(EXERCISE DATA)

template <typename T, int V, int MODE, int SRC>
__global__ __launch_bounds__(BLOCK) void k_pass(Grid G, SetArgs<T> a, int v_is_s, const T* __restrict__ varr,
                                                long long len, ProjScalars<T>* ps, T* __restrict__ compact,
                                                double* __restrict__ partials, T* __restrict__ maxpart) {
  if (MODE == M_PROBE && !(ps->need && !ps->spec_ok && ps->refine)) return;
  long long* cidx = nullptr;
  if (MODE == M_COMPACT && a.prox == PX_CARD) cidx = ps->cidx;
  if (MODE == M_COMPACT && !(ps->need && !ps->spec_ok)) return;
  constexpr bool GATHERS = MODE == M_FIRST || MODE == M_COMPACT || MODE == M_LEAN;
  __shared__ T sbuf[GATHERS ? SPEC_CAP : 1];
  __shared__ unsigned int scnt, sused;
  __shared__ int sovf;
  __shared__ unsigned long long sbase;
  double acc[PREP_SLOTS];
#pragma unroll
  for (int k = 0; k < PREP_SLOTS; ++k) acc[k] = 0;
  ProbeAcc<T> pa;
  if ((a.prox == PX_L1 || a.prox == PX_CARD) && (MODE <= M_PROBE || MODE == M_LEAN)) {
#pragma unroll
    for (int k = 0; k < L1_K; ++k) pa.t[k] = (T)ps->t[k];
  }
  double r_lo = 0, r_hi = -1;
  if ((MODE == M_FIRST || MODE == M_LEAN) && a.prox == PX_L1 && !(a.flags & F_NOSPEC)) { r_lo = ps->spec_lo; r_hi = ps->spec_hi; }
  if (MODE == M_COMPACT) { r_lo = ps->lo; r_hi = ps->hi; }
  const bool gather = r_hi > r_lo;
  const bool lean = (MODE == M_FIRST || MODE == M_LEAN) && a.prox == PX_L1 && gather && ps->lean != 0;
  if (MODE == M_FIRST && lean) return;
  if (MODE == M_LEAN && !lean) return;
  T vmax = T(0), vminp = (T)INFINITY;
  if (GATHERS) {
    if (threadIdx.x == 0) { scnt = 0; sused = 0; sovf = 0; }
    __syncthreads();
  }
  ProxCtx<T> pc;
  if (MODE == M_DIST) pc = make_prox<T>(a.prox, a.plo, a.phi, T(0), ps);
  const int lane = threadIdx.x & 63;

  auto body = [&](T x, long long e, bool live) {
    const T av = fabs(x);
    const double ad = (double)av;
    if (MODE == M_LEAN) {
      pa.add_lean(av, L1_WIN_LO, L1_WIN_HI);
      vminp = (av > T(0) && av < vminp) ? av : vminp;
    } else if (MODE == M_FIRST || MODE == M_PROBE) {
      pa.add(av, x);
      vmax = av > vmax ? av : vmax;
      if (MODE == M_FIRST) vminp = (av > T(0) && av < vminp) ? av : vminp;
    }
    if (MODE == M_COMPACT && ad > r_hi) {
      acc[0] += ad;
      acc[1] += 1.0;
    }
    if (MODE == M_STORE && live) compact[e] = x;
    if (MODE == M_DIST && live) {
      const T pv = prox_apply<T>(pc, x, T(0), T(0), T(0), e);
      const T dlt = pv - x;
      acc[0] += (double)dlt * (double)dlt;
      acc[1] += (double)x * (double)x;
    }
    if (GATHERS && gather) {
      const bool in = ad > r_lo && ad <= r_hi;
      const unsigned long long mask = __ballot(in);
      if (mask) {
        const int leader = __ffsll((long long)mask) - 1;
        const int cnt = __popcll(mask);
        const int my = __popcll(mask & ((1ull << lane) - 1ull));
        unsigned int base = SPEC_CAP;
        if (!cidx) {
          if (lane == leader) base = atomicAdd(&scnt, (unsigned int)cnt);
          base = __shfl(base, leader, 64);
        }
        if (cidx) {
          unsigned long long gb = 0;
          if (lane == leader) gb = atomicAdd(&ps->n_compact, (unsigned long long)cnt);
          gb = __shfl(gb, leader, 64);
          if (in) { compact[gb + my] = av; cidx[gb + my] = e; }
        } else if (base + cnt <= SPEC_CAP) {
          if (in) sbuf[base + my] = av;
          if (lane == leader) atomicMax(&sused, base + (unsigned int)cnt);
        } else if (MODE == M_FIRST || MODE == M_LEAN) {
          sovf = 1;
        } else {
          unsigned long long gb = 0;
          if (lane == leader) gb = atomicAdd(&ps->n_compact, (unsigned long long)cnt);
          gb = __shfl(gb, leader, 64);
          if (in) compact[gb + my] = av;
        }
      }
    }
  };

  auto drain = [&]() {
    if (MODE != M_COMPACT || !gather || cidx) return;
    __syncthreads();
    if (scnt <= SPEC_CAP / 2) return;
    const unsigned int cnt = sused;
    if (threadIdx.x == 0) sbase = cnt ? atomicAdd(&ps->n_compact, (unsigned long long)cnt) : 0ull;
    __syncthreads();
    for (unsigned int i = threadIdx.x; i < cnt; i += BLOCK) compact[sbase + i] = sbuf[i];
    __syncthreads();
    if (threadIdx.x == 0) { scnt = 0; sused = 0; }
    __syncthreads();
  };
  if (SRC == 0) {
    int round = 0;
    for (long long e0 = (long long)blockIdx.x * BLOCK; e0 < len; e0 += (long long)gridDim.x * BLOCK) {
      const long long e = e0 + threadIdx.x;
      body(e < len ? varr[e] : T(0), e, e < len);
      if ((++round & 3) == 0) drain();
    }
  } else {
    const bool ident = a.nblk == 0;
    const int nb = ident ? 1 : a.nblk;
    const bool relax = !(a.gamma == T(1));
    const T gam = a.gamma, omg = T(1) - a.gamma;
    long long v0, nvec;
    vec_range<V>(G, v0, nvec);
    const long long nit = (nvec - v0 + (long long)gridDim.x * BLOCK - 1) / ((long long)gridDim.x * BLOCK);
    for (long long it = 0; it < nit; ++it) {
      const long long vi = v0 + it * (long long)gridDim.x * BLOCK + (long long)blockIdx.x * BLOCK + threadIdx.x;
      const bool live = vi < nvec;
      const long long g = live ? vi * V : v0 * V;
      const Coord c = coords(G, g);
      const Vec<T, V> xc = ldv<T, V>(a.x + g);
      for (int q = 0; q < nb; ++q) {
        const long long e = (long long)q * G.N + g;
        T s[V];
        bool valid[V];
        if (ident) {
#pragma unroll
          for (int k = 0; k < V; ++k) { s[k] = xc.v[k]; valid[k] = true; }
        } else {
          fwd_dir<T, V>(G, a.x, xc, g, c, a.dir[q], a.ih[q], s, valid);
        }
        T out[V];
        if (v_is_s) {
#pragma unroll
          for (int k = 0; k < V; ++k) out[k] = s[k];
        } else {
          const Vec<T, V> yv = ldv<T, V>(a.y + e), lv = ldv<T, V>(a.l + e);
#pragma unroll
          for (int k = 0; k < V; ++k) {
            const T xh = relax ? (gam * s[k] + omg * yv.v[k]) : s[k];
            out[k] = valid[k] ? (xh - lv.v[k] * a.rho1) : T(0);
          }
        }
#pragma unroll
        for (int k = 0; k < V; ++k) body(live ? out[k] : T(0), e + k, live);
      }
      drain();
    }
  }

  if (MODE == M_FIRST || MODE == M_PROBE) {
    pa.to_slots(acc);
    block_reduce_store<PREP_SLOTS>(acc, partials, 0);
    if (MODE == M_FIRST) {
      block_max_store<T>(vmax, maxpart);
      block_min_store<T>(vminp, maxpart + NB);
    }
  } else if (MODE == M_LEAN) {
    double a5[5] = {pa.asum, pa.S[L1_WIN_LO], pa.S[L1_WIN_HI], (double)pa.C[L1_WIN_LO], (double)pa.C[L1_WIN_HI]};
    const int slots[5] = {0, 3 + L1_WIN_LO, 3 + L1_WIN_HI, 3 + L1_K + L1_WIN_LO, 3 + L1_K + L1_WIN_HI};
    block_reduce_store_at<5>(a5, partials, slots);
    block_min_store<T>(vminp, maxpart + NB);
  } else if (MODE == M_COMPACT) {
    double a2[2] = {acc[0], acc[1]};
    block_reduce_store<2>(a2, partials, SL_ABOVE_S);
  } else if (MODE == M_STORE) {
  } else {
    double a2[2] = {acc[0], acc[1]};
    block_reduce_store<2>(a2, partials, 0);
  }
  if (GATHERS && gather) {
    __syncthreads();
    const unsigned int cnt = sused;
    if (threadIdx.x == 0) {
      sbase = cnt ? atomicAdd(&ps->n_compact, (unsigned long long)cnt) : 0ull;
      if ((MODE == M_FIRST || MODE == M_LEAN) && sovf) atomicOr(&ps->spec_overflow, 1);
    }
    __syncthreads();
    for (unsigned int i = threadIdx.x; i < cnt; i += BLOCK) compact[sbase + i] = sbuf[i];
  }
}

template <typename T, int V>
__global__ __launch_bounds__(BLOCK) void k_lean_multi(Grid G, LeanMulti<T> m) {
  __shared__ T sbuf[LEAN_MAX][SPEC_CAP];
  __shared__ unsigned int scnt[LEAN_MAX], sused[LEAN_MAX];
  __shared__ int sovf[LEAN_MAX];
  __shared__ unsigned long long sbase[LEAN_MAX];
  bool on[LEAN_MAX];
  T tlo[LEAN_MAX], thi[LEAN_MAX], vminp[LEAN_MAX];
  double r_lo[LEAN_MAX], r_hi[LEAN_MAX], asum[LEAN_MAX], Slo[LEAN_MAX], Shi[LEAN_MAX];
  unsigned int Clo[LEAN_MAX], Chi[LEAN_MAX];
  bool any = false;
#pragma unroll
  for (int q = 0; q < LEAN_MAX; ++q) {
    on[q] = false;
    tlo[q] = thi[q] = (T)INFINITY; vminp[q] = (T)INFINITY;
    r_lo[q] = 0; r_hi[q] = -1; asum[q] = Slo[q] = Shi[q] = 0; Clo[q] = Chi[q] = 0;
    if (q < m.ns) {
      const ProjScalars<T>* ps = m.s[q].ps;
      r_lo[q] = ps->spec_lo; r_hi[q] = ps->spec_hi;
      on[q] = ps->lean != 0 && r_hi[q] > r_lo[q];
      tlo[q] = (T)ps->t[L1_WIN_LO]; thi[q] = (T)ps->t[L1_WIN_HI];
      any |= on[q];
    }
  }
  if (!any) return;
  if (threadIdx.x < LEAN_MAX) { scnt[threadIdx.x] = 0; sused[threadIdx.x] = 0; sovf[threadIdx.x] = 0; }
  __syncthreads();
  const int lane = threadIdx.x & 63;
  long long v0, nvec;
  vec_range<V>(G, v0, nvec);
  const long long nit = (nvec - v0 + (long long)gridDim.x * BLOCK - 1) / ((long long)gridDim.x * BLOCK);
  const T* x = m.s[0].a.x;
  for (long long it = 0; it < nit; ++it) {
    const long long vi = v0 + it * (long long)gridDim.x * BLOCK + (long long)blockIdx.x * BLOCK + threadIdx.x;
    const bool live = vi < nvec;
    const long long g = live ? vi * V : v0 * V;
    const Coord c = coords(G, g);
    const Vec<T, V> xc = ldv<T, V>(x + g);
#pragma unroll
    for (int q = 0; q < LEAN_MAX; ++q) {
      if (q >= m.ns || !on[q]) continue;
      const SetArgs<T>& a = m.s[q].a;
      const bool ident = a.nblk == 0;
      const int nb = ident ? 1 : a.nblk;
      const bool relax = !(a.gamma == T(1));
      const T gam = a.gamma, omg = T(1) - a.gamma;
      for (int b = 0; b < nb; ++b) {
        const long long e = (long long)b * G.N + g;
        T s[V];
        bool valid[V];
        if (ident) {
#pragma unroll
          for (int k = 0; k < V; ++k) { s[k] = xc.v[k]; valid[k] = true; }
        } else {
          fwd_dir<T, V>(G, a.x, xc, g, c, a.dir[b], a.ih[b], s, valid);
        }
        Vec<T, V> yv = zerov<T, V>(), lv = zerov<T, V>();
        if (!m.v_is_s) { yv = ldv<T, V>(a.y + e); lv = ldv<T, V>(a.l + e); }
#pragma unroll
        for (int k = 0; k < V; ++k) {
          const T xh = relax ? (gam * s[k] + omg * yv.v[k]) : s[k];
          const T vv = m.v_is_s ? (live ? s[k] : T(0)) : (live ? (valid[k] ? (xh - lv.v[k] * a.rho1) : T(0)) : T(0));
          const T av = fabs(vv);
          const double ad = (double)av;
          asum[q] += ad;
          const bool o_lo = av > tlo[q], o_hi = av > thi[q];
          Slo[q] += o_lo ? ad : 0.0; Clo[q] += o_lo ? 1u : 0u;
          Shi[q] += o_hi ? ad : 0.0; Chi[q] += o_hi ? 1u : 0u;
          vminp[q] = (av > T(0) && av < vminp[q]) ? av : vminp[q];
          const bool in = ad > r_lo[q] && ad <= r_hi[q];
          const unsigned long long mask = __ballot(in);
          if (mask) {
            const int leader = __ffsll((long long)mask) - 1;
            const int cnt = __popcll(mask);
            const int my = __popcll(mask & ((1ull << lane) - 1ull));
            unsigned int base = SPEC_CAP;
            if (lane == leader) base = atomicAdd(&scnt[q], (unsigned int)cnt);
            base = __shfl(base, leader, 64);
            if (base + cnt <= SPEC_CAP) {
              if (in) sbuf[q][base + my] = av;
              if (lane == leader) atomicMax(&sused[q], base + (unsigned int)cnt);
            } else {
              sovf[q] = 1;
            }
          }
        }
      }
    }
  }
#pragma unroll
  for (int q = 0; q < LEAN_MAX; ++q) {
    if (q >= m.ns || !on[q]) continue;
    __syncthreads();
    double a5[5] = {asum[q], Slo[q], Shi[q], (double)Clo[q], (double)Chi[q]};
    const int slots[5] = {0, 3 + L1_WIN_LO, 3 + L1_WIN_HI, 3 + L1_K + L1_WIN_LO, 3 + L1_K + L1_WIN_HI};
    block_reduce_store_at<5>(a5, m.s[q].partials, slots);
    block_min_store<T>(vminp[q], m.s[q].maxpart + NB);
    __syncthreads();
    const unsigned int cnt = sused[q];
    if (threadIdx.x == 0) {
      sbase[q] = cnt ? atomicAdd(&m.s[q].ps->n_compact, (unsigned long long)cnt) : 0ull;
      if (sovf[q]) atomicOr(&m.s[q].ps->spec_overflow, 1);
    }
    __syncthreads();
    for (unsigned int i = threadIdx.x; i < cnt; i += BLOCK) m.s[q].compact[sbase[q] + i] = sbuf[q][i];
  }
}

template <typename T>
void K<T>::lean_multi(hipStream_t s, const Grid& g, const LeanMulti<T>& m) {
  if (m.ns < 1 || m.ns > LEAN_MAX || g.n[0] % 4 != 0) throw std::runtime_error("lean_multi: unsupported call");
  double bytes = (double)range_len(g);
  for (int q = 0; q < m.ns; ++q) bytes += (m.v_is_s ? 0.0 : 2.0) * (double)m.s[q].a.nblk_or1() * (double)range_len(g);
  ObsScope obs_(KID_PASS_LEAN, s, bytes * sizeof(T));
  hipLaunchKernelGGL((k_lean_multi<T, 4>), dim3(fit_grid(range_len(g) / 4, SIPX_PASS_GRID)), dim3(BLOCK), 0, s, g, m);
  SIPX_HIP(hipGetLastError());
}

(End EXERCISE DATA)

Repeat the entries above exactly, from the first line through the line containing "if (MODE == M_COMPACT && !(ps->need".

■ EXERCISE RESULT
template <typename T, int V, int MODE, int SRC>
__global__ __launch_bounds__(BLOCK) void k_pass(Grid G, SetArgs<T> a, int v_is_s, const T* __restrict__ varr,
                                                long long len, ProjScalars<T>* ps, T* __restrict__ compact,
                                                double* __restrict__ partials, T* __restrict__ maxpart) {
  if (MODE == M_PROBE && !(ps->need && !ps->spec_ok && ps->refine)) return;
  long long* cidx = nullptr;
  if (MODE == M_COMPACT && a.prox == PX_CARD) cidx = ps->cidx;
  if (MODE == M_COMPACT && !(ps->need && !ps->spec_ok)) return;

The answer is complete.